### [What the task asks]
Give back the entries exactly, ending with the "## Add dedicated" line.
○ ○ ○ ○ ○ ○ ○
# yangye1098/Speech-Denoising-Diffusion-Model-2

Hardware: AMD Instinct MI355X
Metric: denoised audio sec/sec, 1000-step UNetModified2 @16kHz (higher is better)
Workload: dtype bf16; 1 GPU; UNetModified2 config_unet.json, linear 1e-6..1e-3, T=1000, 16x16448-sample chunks per GPU, condition_in; model=UNetModified2, global_batch=16, seq_len=16448, parallelism=dp1, lane_rows=16

## Files before the change

### speech-denoising-diffusion-model-2_amd/csrc/conv_deep.hip

```cpp
#include "conv_common.h"
#include "conv_tile_cfg.h"
#include "kernels.h"

namespace sddm {

__device__ __attribute__((aligned(256))) unsigned char g_deep_zero[256];

constexpr int kDeepMaxChunks = 10;

#ifdef SDDM_STAMPS_ISSUE
#define DS_W(a) SDDM_STAMP(a, 1)
#define DS_STG(a) SDDM_STAMP(a, 2)
#define DS_ISSUED(a) SDDM_STAMP(a, 3)
#define DS_LANDED(a) SDDM_STAMP(a, 4)
#define DS_XFORM(a) SDDM_STAMP(a, 5)
#define DS_KLOOP(a) SDDM_STAMP(a, 6)
#define DS_STORED(a) do {} while (0)
#define DS_STATS(a) do {} while (0)
#else
#define DS_W(a) do {} while (0)
#define DS_STG(a) do {} while (0)
#define DS_ISSUED(a) SDDM_STAMP(a, 1)
#define DS_LANDED(a) SDDM_STAMP(a, 2)
#define DS_XFORM(a) SDDM_STAMP(a, 3)
// ... 62 lines not shown
    {128, 0, 8, 16, 32, 16, 96, 96, 96, 0, 0, 0, 1, 0, 8, 32, 0},
    {128, 0, 8, 16, 32, 16, 96, 0, 96, 96, 96, 2, 1, 0, 4, 32, 0},
    {64, 1, 4, 16, 64, 16, 96, 0, 96, 0, 0, 0, 0, 0, 4, 32, 1},
    {64, 0, 8, 8, 32, 8, 128, 0, 160, 0, 0, 0, 1, 0, 4, 32, 1},
    {64, 0, 8, 8, 32, 8, 160, 0, 160, 128, 0, 2, 1, 0, 4, 32, 1},
    {32, 1, 8, 4, 16, 4, 160, 0, 160, 0, 0, 0, 0, 0, 4, 32, 1},
    {32, 0, 8, 4, 16, 4, 160, 0, 160, 0, 0, 0, 1, 0, 4, 32, 1},
    {32, 0, 8, 4, 16, 4, 160, 0, 160, 0, 0, 1, 1, 0, 4, 32, 1},
    {32, 0, 8, 4, 16, 4, 160, 160, 160, 0, 0, 0, 1, 0, 4, 32, 1},
    {32, 0, 8, 4, 16, 4, 160, 0, 160, 160, 160, 2, 1, 0, 4, 32, 1},
    {64, 0, 8, 8, 32, 8, 160, 0, 160, 0, 0, 0, 0, 1, 4, 32, 1},
};
static constexpr int kNDeepShapes = (int)(sizeof(kDeepShapes) / sizeof(kDeepShapes[0]));
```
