## Add dedicated 1x1 conv+global-pool kernel and widen FC softmax to 512 threads

Adds a specialized kernel for the final ResNet 1x1 conv (512->2048, <=64 pixels) fused with residual add and global average pooling. It loads the whole image into LDS and keeps weights in registers, and replaces the generic image-resident stage kernel for that layer. It also changes the FC+softmax kernel to 8 waves with half the K-split per wave, uses 128-bit buffer stores for logits, and simplifies the softmax row loop. A timeline trace pointer is enabled in the img kernel under a debug macro.

```diff
diff --git a/anakin_amd/build.py b/anakin_amd/build.py
--- a/anakin_amd/build.py
+++ b/anakin_amd/build.py
@@ -5,7 +5,7 @@
 HERE = os.path.dirname(os.path.abspath(__file__))
 CSRC = os.path.join(HERE, "csrc")
 LIB = os.path.join(HERE, "libsaber_mi355x.so")
-SOURCES = ["conv_igemm.hip", "elementwise.hip", "fc_small.hip", "conv1x1_chain.hip", "conv_chain_coop.hip", "conv_stage_coop.hip", "stage_xcd.hip", "conv3x3_b3h.hip", "conv1x1_pw.hip", "conv1x1_pwk.hip", "conv_stem_f32.hip", "fc_f32_splitk.hip", "conv_dw3x3.hip", "conv_group3x3.hip", "conv_sep.hip"] + \
+SOURCES = ["conv_igemm.hip", "elementwise.hip", "fc_small.hip", "conv1x1_chain.hip", "conv_chain_coop.hip", "conv_stage_coop.hip", "stage_xcd.hip", "conv1x1_gpool.hip", "conv3x3_b3h.hip", "conv1x1_pw.hip", "conv1x1_pwk.hip", "conv_stem_f32.hip", "fc_f32_splitk.hip", "conv_dw3x3.hip", "conv_group3x3.hip", "conv_sep.hip"] + \
     ["api_%s.hip" % n for n in ("conv", "select", "autotune", "ops", "chain", "sep", "stage", "net", "net_optimize", "net_autotune", "capture", "gemm", "streams")] + \
     ["igemm_m%d_e%d.hip" % me for me in [(0, 0), (0, 1), (0, 2), (0, 3), (0, 4), (1, 0), (1, 1), (1, 2), (1, 3), (2, 3), (3, 3)]] + \
     ["igemm_dma_m%d_e%d.hip" % me for me in [(0, 0), (0, 1), (0, 2), (0, 3), (0, 4), (2, 3)]] + \
diff --git a/anakin_amd/csrc/api_stage.hip b/anakin_amd/csrc/api_stage.hip
--- a/anakin_amd/csrc/api_stage.hip
+++ b/anakin_amd/csrc/api_stage.hip
@@ -159,6 +159,18 @@
     if (!st) return fail(SABER_HIP_INVALID_VALUE, "image-resident kernel selected without its buffers (set_tile / autotune build them)");
     const StagePhase& p = st->phases[0];
     if (!x || !y || (p.elt && !res) || (p.pool_t >= 0 && !y_pool)) return fail(SABER_HIP_INVALID_VALUE, "null tensor");
+    if (p.pool_t >= 0 && op->d.kh == 1 && conv1x1_gpool_ok(p.cin, p.cout, st->h * st->w)) {
+        GpoolKArgs g;
+        std::memset(&g, 0, sizeof g);
+        g.x = x; g.y = y; g.res = p.elt ? res : nullptr; g.y_pool = y_pool;
+        g.w = st->d_w.p + (size_t)p.w_chunk * 16; g.prm = st->d_prm.p + (size_t)p.prm_chunk * 16; g.zero = zero_page();
+        g.n_img = st->n_img; g.hw = st->h * st->w; g.cout = p.cout;
+        g.in_u8 = p.in_u8; g.relu = p.relu; g.out_u8 = p.out_u8; g.elt = p.elt; g.res_relu = p.res_relu;
+        g.coeff_conv = p.coeff_conv; g.scale_conv = p.scale_conv; g.coeff_res = p.coeff_res; g.scale_res = p.scale_res;
+        g.pool_idiv = p.pool_idiv;
+        HIP_TRY(launch_conv1x1_gpool(g, stream));
+        return SABER_HIP_OK;
+    }
     StageKArgs k;
     std::memset(&k, 0, sizeof k);
     k.phases = (const StagePhase*)st->d_phases.p;
diff --git a/anakin_amd/csrc/conv1x1_gpool.hip b/anakin_amd/csrc/conv1x1_gpool.hip
--- /dev/null
+++ b/anakin_amd/csrc/conv1x1_gpool.hip
@@ -0,0 +1,131 @@
+#include "epilogue_pack.h"
+
+namespace saber_mi355x {
+
+namespace {
+constexpr int kCin = 512, kPch = kCin / 16 + 1;
+constexpr int kImgChunks = ((64 + 1) * kPch + 63) / 64 * 64;
+}
+
+__global__ __launch_bounds__(256) void conv1x1_gpool_kernel(const GpoolKArgs a) {
+    __shared__ v4i img_lds[kImgChunks];
+    SABER_TL_DECL;
+    SABER_TL(0);
+    asm volatile("" ::"s"(a.x), "s"(a.y), "s"(a.res), "s"(a.y_pool), "s"(a.w), "s"(a.prm), "s"(a.zero), "s"(a.hw), "s"(a.cout),
+                 "s"(a.in_u8), "s"(a.relu), "s"(a.out_u8), "s"(a.elt), "s"(a.res_relu), "s"(a.coeff_conv), "s"(a.scale_conv),
+                 "s"(a.coeff_res), "s"(a.scale_res), "s"(a.pool_idiv));
+    const int tid = threadIdx.x, lane = tid & 63;
+    const int wave = __builtin_amdgcn_readfirstlane(tid >> 6);
+    const int frow = lane & 15, fq = lane >> 4;
+    const int cu = (int)(blockIdx.x & 31u), img = (int)(blockIdx.x >> 5);
+    const int HW = a.hw, cout = a.cout;
+    {
+        const char* xg = (const char*)a.x + (size_t)img * HW * kCin;
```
○ ○ ○ ○ ○ ○ ○
### [Expected output]
# yangye1098/Speech-Denoising-Diffusion-Model-2

Hardware: AMD Instinct MI355X
Metric: denoised audio sec/sec, 1000-step UNetModified2 @16kHz (higher is better)
Workload: dtype bf16; 1 GPU; UNetModified2 config_unet.json, linear 1e-6..1e-3, T=1000, 16x16448-sample chunks per GPU, condition_in; model=UNetModified2, global_batch=16, seq_len=16448, parallelism=dp1, lane_rows=16

## Files before the change

### speech-denoising-diffusion-model-2_amd/csrc/conv_deep.hip

```cpp
#include "conv_common.h"
#include "conv_tile_cfg.h"
#include "kernels.h"

namespace sddm {

__device__ __attribute__((aligned(256))) unsigned char g_deep_zero[256];

constexpr int kDeepMaxChunks = 10;

#ifdef SDDM_STAMPS_ISSUE
#define DS_W(a) SDDM_STAMP(a, 1)
#define DS_STG(a) SDDM_STAMP(a, 2)
#define DS_ISSUED(a) SDDM_STAMP(a, 3)
#define DS_LANDED(a) SDDM_STAMP(a, 4)
#define DS_XFORM(a) SDDM_STAMP(a, 5)
#define DS_KLOOP(a) SDDM_STAMP(a, 6)
#define DS_STORED(a) do {} while (0)
#define DS_STATS(a) do {} while (0)
#else
#define DS_W(a) do {} while (0)
#define DS_STG(a) do {} while (0)
#define DS_ISSUED(a) SDDM_STAMP(a, 1)
#define DS_LANDED(a) SDDM_STAMP(a, 2)
#define DS_XFORM(a) SDDM_STAMP(a, 3)
// ... 62 lines not shown
    {128, 0, 8, 16, 32, 16, 96, 96, 96, 0, 0, 0, 1, 0, 8, 32, 0},
    {128, 0, 8, 16, 32, 16, 96, 0, 96, 96, 96, 2, 1, 0, 4, 32, 0},
    {64, 1, 4, 16, 64, 16, 96, 0, 96, 0, 0, 0, 0, 0, 4, 32, 1},
    {64, 0, 8, 8, 32, 8, 128, 0, 160, 0, 0, 0, 1, 0, 4, 32, 1},
    {64, 0, 8, 8, 32, 8, 160, 0, 160, 128, 0, 2, 1, 0, 4, 32, 1},
    {32, 1, 8, 4, 16, 4, 160, 0, 160, 0, 0, 0, 0, 0, 4, 32, 1},
    {32, 0, 8, 4, 16, 4, 160, 0, 160, 0, 0, 0, 1, 0, 4, 32, 1},
    {32, 0, 8, 4, 16, 4, 160, 0, 160, 0, 0, 1, 1, 0, 4, 32, 1},
    {32, 0, 8, 4, 16, 4, 160, 160, 160, 0, 0, 0, 1, 0, 4, 32, 1},
    {32, 0, 8, 4, 16, 4, 160, 0, 160, 160, 160, 2, 1, 0, 4, 32, 1},
    {64, 0, 8, 8, 32, 8, 160, 0, 160, 0, 0, 0, 0, 1, 4, 32, 1},
};
static constexpr int kNDeepShapes = (int)(sizeof(kDeepShapes) / sizeof(kDeepShapes[0]));
```
## Add dedicated 1x1 conv+global-pool kernel and widen FC softmax to 512 threads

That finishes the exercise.